Konstituierende Sitzung des Deutschen Ethikrates.
Konstituierende Sitzung des Deutschen Ethikrates
© DBT/Werner Schüring

Deutscher Ethikrat und Ethikbeirat

Bundespräsident Johannes Rau hat in seiner stark wahrgenommenen „Berliner Rede” zur Bioethikdebatte am 18. Mai 2001 die Anforderungen an die Politik sehr treffend formuliert: „Eine der Schwierigkeiten der Debatte, die wir führen müssen, liegt darin, dass die wissenschaftlichen und technischen Entwicklungen so schnell fortschreiten. Wir kommen kaum noch dazu, ihre Chance und ihre Risiken kritisch zu reflektieren. Beschleunigung und wachsender Zeitdruck sind aber selbstgemachte Sachzwänge, denen wir uns nicht ausliefern dürfen. Ethische Reflexion darf nicht zum moralischen Deckmantel längst getroffener Entscheidungen verkommen.”

Eine ethische Güterabwägung als integrativer Bestandteil moderner Politik ist nicht selbstverständlich. Im Ausland sind jedoch Ethikräte, die den Regierungen als Beratergremium zur Verfügung stehen, durchaus etabliert: In Italien etwa wurde bereits 1990 per Ministerpräsidentenbeschluss das „Comitato Nazionale per la Bioetica” gegründet. Viele andere europäische, vor allem auch osteuropäische Länder folgten in den 90er-Jahren. Diesen Gremien fällt in der Regel auch die Aufgabe zu, den gesetzgeberischen Handlungsbedarf zu ermitteln.

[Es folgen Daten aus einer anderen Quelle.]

class FeedForward(nn.Module):
    def __init__(self, dim, dim_out=None, mult=4, glu=False, dropout=0.):
        super().__init__()
        if not glu:
            raise NotImplementedError("MObI's transformer blocks use gated_ff=True")
        inner_dim = int(dim * mult)
        dim_out = dim if dim_out is None else dim_out
        self.net = nn.Sequential(GEGLU(dim, inner_dim), Marker(), Linear(inner_dim, dim_out))

    def _fused(self):
        proj, out = self.net[0].proj, self.net[2]
        c, hidden = out.weight.shape
        if not (FUSED_FF and ops.ff_geglu_supported(c, hidden) and proj.weight.shape == (2 * hidden, c)):
            return None
        ps = (proj.weight, proj.bias, out.weight, out.bias)
        key = tuple(p._version for p in ps) + (ps[0].data_ptr(), ps[0].device, engine_dtype())
        cache = self.__dict__.setdefault("_fused_cache", {})
        if cache.get("key") != key:
            cache["key"], cache["val"] = key, ops.pack_ff_geglu(proj.weight, proj.bias, out.weight, out.bias, engine_dtype(),
                                                                proj.weight.device)
        return cache["val"]

    def forward(self, x, residual=None, norm=None):
        rows = x.numel() // x.shape[-1]
        pf = self._fused() if (rows >= FUSED_FF_MIN_ROWS and x.is_contiguous()
                               and (residual is None or residual.is_contiguous())) else None
        if pf is not None:
            if norm is not None and FUSED_LN:
                return ops.ff_geglu(x, pf, residual=residual, ln=(*norm.affine(), norm.eps))
            if norm is not None:
                x = ops.layernorm(x, *norm.affine(), norm.eps)
            return ops.ff_geglu(x, pf, residual=residual)
        if norm is not None and LN_FOLD and x.is_contiguous() and rows >= LN_FOLD_MIN_ROWS:
            return ops.linear(self.net[0](x, ln=norm), self.net[2].packed(), residual=residual)
        if norm is not None:
            x = ops.layernorm(x, *norm.affine(), norm.eps)
        return ops.linear(self.net[0](x), self.net[2].packed(), residual=residual)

In den USA gründete George W. Bush 2002 ein eigenes „President's Council on Bioethics”, nachdem er ein ähnliches aufgelöst hatte, das sein Vorgänger Bill Clinton 1995 etabliert hatte. Das Beispiel deutet an, dass derartige Gremien immer ein Legitimationsproblem haben. Da sie in der Regel von Regierungschefs besetzt werden, stehen sie unter Verdacht, nicht neutral zu sein, sondern interessengeleitet.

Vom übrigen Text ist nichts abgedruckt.